Here, we report generation and characterization of Disrupted-In-Schizophrenia-1 (DISC1) genetically engineered mice as a potential model for major mental illnesses, such as schizophrenia. DISC1 is a promising genetic risk factor for major mental illnesses. In this transgenic model, a dominant-negative form of DISC1 (DN-DISC1) is expressed under the αCaMKII promoter. In vivo MRI of the DN-DISC1 mice detected enlarged lateral ventricles particularly on the left side, suggesting a link to the asymmetrical change in anatomy found in brains of patients with schizophrenia. Furthermore, selective reduction in the immunoreactivity of parvalbumin in the cortex, a marker for an interneuron deficit that may underlie cortical asynchrony, is observed in the DN-DISC1 mice. These results suggest that these transgenic mice may be used as a model for schizophrenia. DN-DISC1 mice also display several behavioral abnormalities, including hyperactivity, disturbance in sensorimotor gating and olfactory-associated behavior, and an anhedonia/depression-like deficit.

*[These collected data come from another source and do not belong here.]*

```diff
+    auto dma_piece = [&](int ks, char* stage, int d) {
+      if (d < 4) sa.piece(la, ks, stage, d);
+      else sb.piece(lb, ks, stage + Q_IMG, d - 4);
+    };
+    constexpr int D0 = 4 + 16 + 4, DS = 4;
+    static_assert(D0 + 7 * DS < 64, "DMA pieces inside the block");
+    auto kstep = [&](auto PC, int ks, char* stage, int flip) __attribute__((always_inline)) {
+      constexpr int P = decltype(PC)::value;
+      if constexpr (P == 1) { qa.flip(flip); qb.flip(flip); }
+      q_wait_lgkm0();
+      asm volatile("s_nop 1");
+      q_for<64>([&](auto MC) __attribute__((always_inline)) {
+        constexpr int m = decltype(MC)::value;
+        mfma(P, m >> 3, m & 7);
+        if constexpr (m == 3) { wait_vmcnt<16>(); raw_barrier(); }
+        if constexpr (m >= 4 && m < 4 + 16) read_frag(P ^ 1, (P ^ 1) * Q_STAGE, (P ^ 1) * Q_STAGE, m - 4);
+        if constexpr (m >= D0 && (m - D0) % DS == 0 && (m - D0) / DS < 8) dma_piece(ks + 4, stage, (m - D0) / DS);
+        __builtin_amdgcn_sched_barrier(0);
+      });
+      keep_frags(P);
+    };
+    if (n > 0) {
+#pragma unroll
+      for (int q = 0; q < Q_RING; q++)
+#pragma unroll
+        for (int d = 0; d < 8; d++) dma_piece(ks0 + q, smem + q * Q_STAGE, d);
+      wait_vmcnt<24>();
+      raw_barrier();
+#pragma unroll
+      for (int f = 0; f < 16; f++) read_frag(0, 0, 0, f);
+      int pair = 0, flip = 2 * Q_STAGE;
+      for (int s = 0; s < n; s += 2) {
+        kstep(IC<0>{}, ks0 + s, smem + pair, flip);
+        kstep(IC<1>{}, ks0 + s + 1, smem + pair + Q_STAGE, flip);
+        pair ^= 2 * Q_STAGE; flip = -flip;
+      }
     }
   }
   asm volatile("s_nop 7\n\ts_nop 7\n\ts_nop 7" ::: "memory");
@@ -197,11 +264,12 @@
     return 22;
   }
   auto kfn = igemm_q_kernel<LA, LB, EPI>;
-  static const bool attr = ((void)hipFuncSetAttribute((const void*)kfn, hipFuncAttributeMaxDynamicSharedMemorySize, Q_LDS), true);
+  constexpr int LDS = Q_LDS<LA::KCL || LB::KCL>;
+  static const bool attr = ((void)hipFuncSetAttribute((const void*)kfn, hipFuncAttributeMaxDynamicSharedMemorySize, LDS), true);
   (void)attr;
   dim3 grid(cdiv(N, Q_BN), cdiv(M, Q_BM), split * zdim_extra);
   const int group = S3OD_KNOB("S3OD_GEMM_GROUP", 0);
-  hipLaunchKernelGGL(kfn, grid, dim3(Q_THREADS), Q_LDS, st, la, lb, epi, KTILES, split, group);
+  hipLaunchKernelGGL(kfn, grid, dim3(Q_THREADS), LDS, st, la, lb, epi, KTILES, split, group);
   return s3od_check_launch("igemm_q");
 }
 
```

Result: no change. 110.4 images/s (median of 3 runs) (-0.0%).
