template <int KMAX, bool LOWER>
ROLO_DEV void walk_seeds(const float4* __restrict__ sorted, int g_mine0, int g_own0, int g_own1, int n_leaves, const float4& q, double (&K)[KMAX], int kk, double& bkey, float& bd, double lo,
                         unsigned& st_leaves, unsigned& st_ins, unsigned& st_lane, unsigned& st_rounds) {
  const int n_own = min(g_mine0 + 64 / KNN_LEAF, n_leaves) - g_mine0, n_before = g_mine0 - g_own0;
  for (int i = 0; i < g_own1 - g_own0; i++) {
    const int g = i < n_own ? g_mine0 + i : (i - n_own < n_before ? g_own0 + (i - n_own) : g_mine0 + (i - n_before));
    knn_score_leaf<KMAX, LOWER>(sorted, g, q, K, kk, bkey, bd, st_ins, st_lane, st_rounds, lo);
    st_leaves++;
  }
}

template <int KMAX, bool LOWER = false, bool MOMENTS = false>
__global__ __launch_bounds__(256, KMAX > 32 ? 2 : (MOMENTS ? 6 : ROLO_KNN_WALK_OCC)) void knn_walk_kernel(KnnPair A, int split, int k) {
  __shared__ int stk[4][WALK_STACK];
  __shared__ int s_ki[MOMENTS ? KMAX : 1][256];
  const int tid = threadIdx.x;
  const int wv = tid >> 6;
  const int blk = xcd_contiguous_block((int)blockIdx.x, (int)gridDim.x, 4);
  const int which = blk >= split ? 1 : 0;
  const float4* __restrict__ sorted = A.c[which].sorted;
  const float4* __restrict__ boxes = A.c[which].boxes;
  const int n_sorted = A.c[which].n_sorted, P = A.c[which].P;
  const int lane_ = tid & 63;
  const int j = A.c[which].q_begin + (blk - (which ? split : 0)) * 256 + wv * 64 + lane_;
  float4 q = make_float4(0.f, 0.f, 0.f, 0.f);
  int qi = INT_MAX;
  if (j < A.c[which].q_end) { q = sorted[j]; qi = __float_as_int(q.w); }
  const bool active = qi != INT_MAX;
  const int kk = (KMAX == 20) ? 20 : k;
  const int n_leaves = n_sorted / KNN_LEAF;
  unsigned st_nodes = 0, st_leaves = 0, st_ins = 0, st_lane = 0, st_rounds = 0, st_push = 0;

  const double sentinel = key_pack(INFINITY, INT_MAX);
  double K[KMAX];
#pragma unroll
  for (int u = 0; u < KMAX; u++) K[u] = sentinel;
  float bd = active ? INFINITY : -1.0f;
  double bkey = active ? sentinel : key_pack(0.f, 0);

  const int g_mine0 = __builtin_amdgcn_readfirstlane(j / KNN_LEAF);
  const int g_own0 = max(g_mine0 - ROLO_KNN_SEED_EXTRA, 0);
  const int g_own1 = min(g_mine0 + 64 / KNN_LEAF + ROLO_KNN_SEED_EXTRA, n_leaves);
  double lo = 0.0;
  if (LOWER && active) lo = A.c[which].lower[j];
  (void)lo;
  walk_seeds<KMAX, LOWER>(sorted, g_mine0, g_own0, g_own1, n_leaves, q, K, kk, bkey, bd, lo, st_leaves, st_ins, st_lane, st_rounds);

  int sp = 0;
  int h = 1;
#ifdef ROLO_KNN_STATS
  unsigned long long wt0;
  asm("s_memrealtime %0\n\ts_waitcnt lgkmcnt(0)\n\ts_mov_b32 %1, 1" : "=s"(wt0), "=s"(h));
#endif
  packet_walk<KMAX, LOWER>(sorted, boxes, P, g_own0, g_own1, q, K, kk, bkey, bd, lo, (lds_int*)&stk[wv][0], sp, h, st_nodes, st_leaves, st_ins, st_lane, st_rounds, st_push);
#ifdef ROLO_KNN_STATS
  { unsigned long long wt1; asm volatile("s_memrealtime %0\n\ts_waitcnt lgkmcnt(0)" : "=s"(wt1));
    unsigned st_rounds_rec = st_rounds;
#ifdef ROLO_KNN_STATS2
    for (int off = 32; off > 0; off >>= 1) st_rounds_rec = max(st_rounds_rec, (unsigned)__shfl_xor((int)st_rounds_rec, off, 64));
#endif
    const unsigned wid = blockIdx.x * 4 + (threadIdx.x >> 6);
    if ((threadIdx.x & 63) == 0 && wid < 16384) {
      g_knn_wave_rec[wid][0] = st_nodes; g_knn_wave_rec[wid][1] = st_leaves; g_knn_wave_rec[wid][2] = st_ins; g_knn_wave_rec[wid][3] = st_push;
      g_knn_wave_rec[wid][4] = (unsigned)wt0; g_knn_wave_rec[wid][5] = (unsigned)wt1; g_knn_wave_rec[wid][6] = st_lane; g_knn_wave_rec[wid][7] = st_rounds_rec;
    } }
#endif
  (void)st_nodes; (void)st_leaves; (void)st_ins; (void)st_lane; (void)st_rounds; (void)st_push;

  if (!active) return;

  if (MOMENTS) {
    walk_write_moments<KMAX>(A.c[which], K, kk, qi, j, s_ki);
    return;
  }
  walk_write_lists<KMAX>(A.c[which], K, kk, bkey, qi, j);
}

template <int ST> ROLO_DEV void merge20(double (&K)[20]) {
#pragma unroll
  for (int j = 0; j < 10; j++) {
    const double o1 = sub_xchg<ST>(K[19 - j]), o2 = sub_xchg<ST>(K[j]);
    K[j] = vmin_f64(K[j], o1);
    K[19 - j] = vmin_f64(K[19 - j], o2);
  }
#pragma unroll
  for (int d = 16; d >= 1; d >>= 1) {
#pragma unroll
    for (int p = 12; p < 32; p++) {
      if ((p & d) == 0) {
        const int x = p - 12, y = p + d - 12;
        const double lo = vmin_f64(K[x], K[y]);
        K[y] = vmax_f64(K[x], K[y]);
        K[x] = lo;
      }
    }
  }
}
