#ifndef DASH_CHAIN2_WAVES
#define DASH_CHAIN2_WAVES 4
#endif
template <int K, int MODE>
__global__ __launch_bounds__(kAesBlock, MODE == 2 ? DASH_CHAIN2_WAVES : DASH_UA_MINBLOCKS) void k_mrs_chain(MrsArgs a, Act x, const ModC* mc,
                                                                          const uint32_t* te0, const uint32_t* rk) {
    (void)te0;
    (void)rk;
    const int b = blockIdx.z;
    const int64_t N = a.N;
    constexpr int NP = K * (K - 1) / 2 > 0 ? K * (K - 1) / 2 : 1;
    for (int64_t e = static_cast<int64_t>(blockIdx.x) * blockDim.x + threadIdx.x; e < N;
         e += static_cast<int64_t>(gridDim.x) * blockDim.x) {
        const u128* row0 = a.tab + (static_cast<int64_t>(b) * N + e) * a.n_tab;
        u128* PS = a.ps + static_cast<int64_t>(b) * NP * N + e;
        u128 acc = 0;
#pragma unroll
        for (int i = 0; i < (MODE >= 1 ? K - 1 : K); ++i) {
            const int r = MODE >= 1 ? (i + 1) % K : i;
            const ModC m = mc[a.crt.p[r]];
            const int n = static_cast<int>(m.n);
            const act_t* L = x.p[r] + static_cast<int64_t>(b) * n * N + e;
            DigitStream ds[K > 1 ? K - 1 : 1];
#pragma unroll
            for (int l = 0; l < i; ++l) ds[l].init(PS[static_cast<int64_t>(mrs_pair<K>(l, i)) * N]);
            CompressFwd cf;
            cf.init();
            uint32_t col = 0;
            uint16_t cur[kMrsChunk], nxt[kMrsChunk];
#pragma unroll
            for (int u = 0; u < kMrsChunk; ++u)
                if (u < n) cur[u] = static_cast<uint16_t>(L[static_cast<int64_t>(u) * N]);
            for (int c0 = 0; c0 < n; c0 += kMrsChunk) {
#pragma unroll
                for (int u = 0; u < kMrsChunk; ++u)
                    if (c0 + kMrsChunk + u < n) nxt[u] = static_cast<uint16_t>(L[static_cast<int64_t>(c0 + kMrsChunk + u) * N]);
#pragma unroll
                for (int u = 0; u < kMrsChunk; ++u)
                    if (c0 + u < n) {
                        uint32_t d = cur[u];
#pragma unroll
                        for (int l = 0; l < i; ++l) {
                            const uint32_t s = ds[l].next(m);
                            d = d >= s ? d - s : d + m.q - s;
                        }
                        if (c0 + u == 0) col = d;
                        cf.push(d, m);
                    }
#pragma unroll
                for (int u = 0; u < kMrsChunk; ++u) cur[u] = nxt[u];
            }
            constexpr int kExtra = MODE == 1 ? 0 : 1;
            const int nt = K - 1 - i + kExtra;
            const u128* row = row0 + a.dig_off[i] + static_cast<int64_t>(col) * nt;
            u128 E[K];
#pragma unroll
            for (int t = 0; t < nt; ++t) E[t] = row[t];
            hard_unmask_n<K>(E, nt, cf.finish(), a.gate0 ^ static_cast<uint64_t>(e), mrs_row_sub<MODE>(i));
#pragma unroll
            for (int t = 0; t < K - 1 - i; ++t) PS[static_cast<int64_t>(mrs_pair<K>(i, i + 1 + t)) * N] = E[t];
            if (MODE != 1) acc = add_packed(acc, E[K - 1 - i], a.hmask);
        }
        if (MODE >= 1) {
            const ModC m = mc[a.crt.p[0]];
            const act_t* L = x.p[0] + static_cast<int64_t>(b) * m.n * N + e;
            u128 key = compress_cm<DASH_MRS_M2CH>(L, N, m);
#pragma unroll
            for (int l = 0; l < K - 1; ++l) key ^= PS[static_cast<int64_t>(mrs_pair<K>(l, K - 1)) * N];
            const uint32_t c = static_cast<uint32_t>(key) & 1u;
            u128 E = 0;
            if (MODE == 2)
                E = row0[a.dig_off[K - 1] + c] - hard_pad(key, a.gate0 ^ static_cast<uint64_t>(e), mrs_row_sub<MODE>(K - 1), 0);
            store_ypads(a, key, b, N, e);
            store_sign_key<MODE>(a, key, b, N, e);
            a.cs[static_cast<int64_t>(b) * N + e] = static_cast<uint8_t>(c);
            if (MODE == 2) acc = add_packed(acc, E, a.hmask);
        }
        if (MODE == 1) continue;
        const uint32_t col = static_cast<uint32_t>(acc) & static_cast<uint32_t>(a.T - 1);
        const u128* row = row0 + a.fin_off + static_cast<int64_t>(col) * K;
        u128 F[K];
#pragma unroll
        for (int j = 0; j < K; ++j) F[j] = row[j];
        hard_unmask<K>(F, acc, a.gate0 ^ static_cast<uint64_t>(e), mrs_row_sub<0>(K));
#pragma unroll
        for (int j = 0; j < K; ++j) a.pf[(static_cast<int64_t>(b) * K + j) * N + e] = F[j];
    }
}

constexpr int kMrsBS = 512;
#ifndef DASH_CHAIN_LDS_SLOTS
#define DASH_CHAIN_LDS_SLOTS 1
#endif
constexpr int kChainSlots = DASH_CHAIN_LDS_SLOTS;
#ifndef DASH_CHAIN_FOLD
#define DASH_CHAIN_FOLD 1
#endif
constexpr bool kChainFold = DASH_CHAIN_FOLD != 0;
#ifndef DASH_MRS_CAP
#define DASH_MRS_CAP (DASH_CHAIN_LDS_SLOTS > 6 ? 32 : 64)
#endif
constexpr int kMrsCap = DASH_MRS_CAP;
constexpr int kChainLds = kChainSlots * 16 * kMrsBS + kMrsCap * kMrsBS;
static_assert(kChainSlots >= 0 && kChainSlots * 16 * kMrsBS <= (64 << 10), "slot offsets are instruction immediates (16 bits)");
static_assert(kChainLds <= (80 << 10), "two staged-chain blocks per CU: at most 80 KiB of LDS each");
static_assert(kMrsCap >= 20 && kMrsCap % 4 == 0, "a staging pass holds whole chunks: m.c <= 20 (p = 3)");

机译:在这里,我们报告的精神分裂症-1(DISC1)基因工程小鼠的生成和表征作为主要精神疾病,例如精神分裂症的潜在模型。 DISC1是重大精神疾病的有前途的遗传风险因素。在此转基因模型中,DISC1(DN-DISC1)的显性负型表达在αCaMKII启动子下。 DN-DISC1小鼠的体内MRI检测到侧脑室增大,尤其是在左侧,这暗示着精神分裂症患者大脑中解剖结构的不对称变化。此外,在DN-DISC1小鼠中观察到皮层中小白蛋白的免疫反应性选择性降低,皮层中小白蛋白的免疫反应性可能是皮质异步的基础,是神经元间缺乏的标志。这些结果表明,这些转基因小鼠可以用作精神分裂症的模型。 DN-DISC1小鼠还表现出几种行为异常,包括活动过度,感觉运动门控障碍和与嗅觉相关的行为紊乱,以及缺乏快感/抑郁症。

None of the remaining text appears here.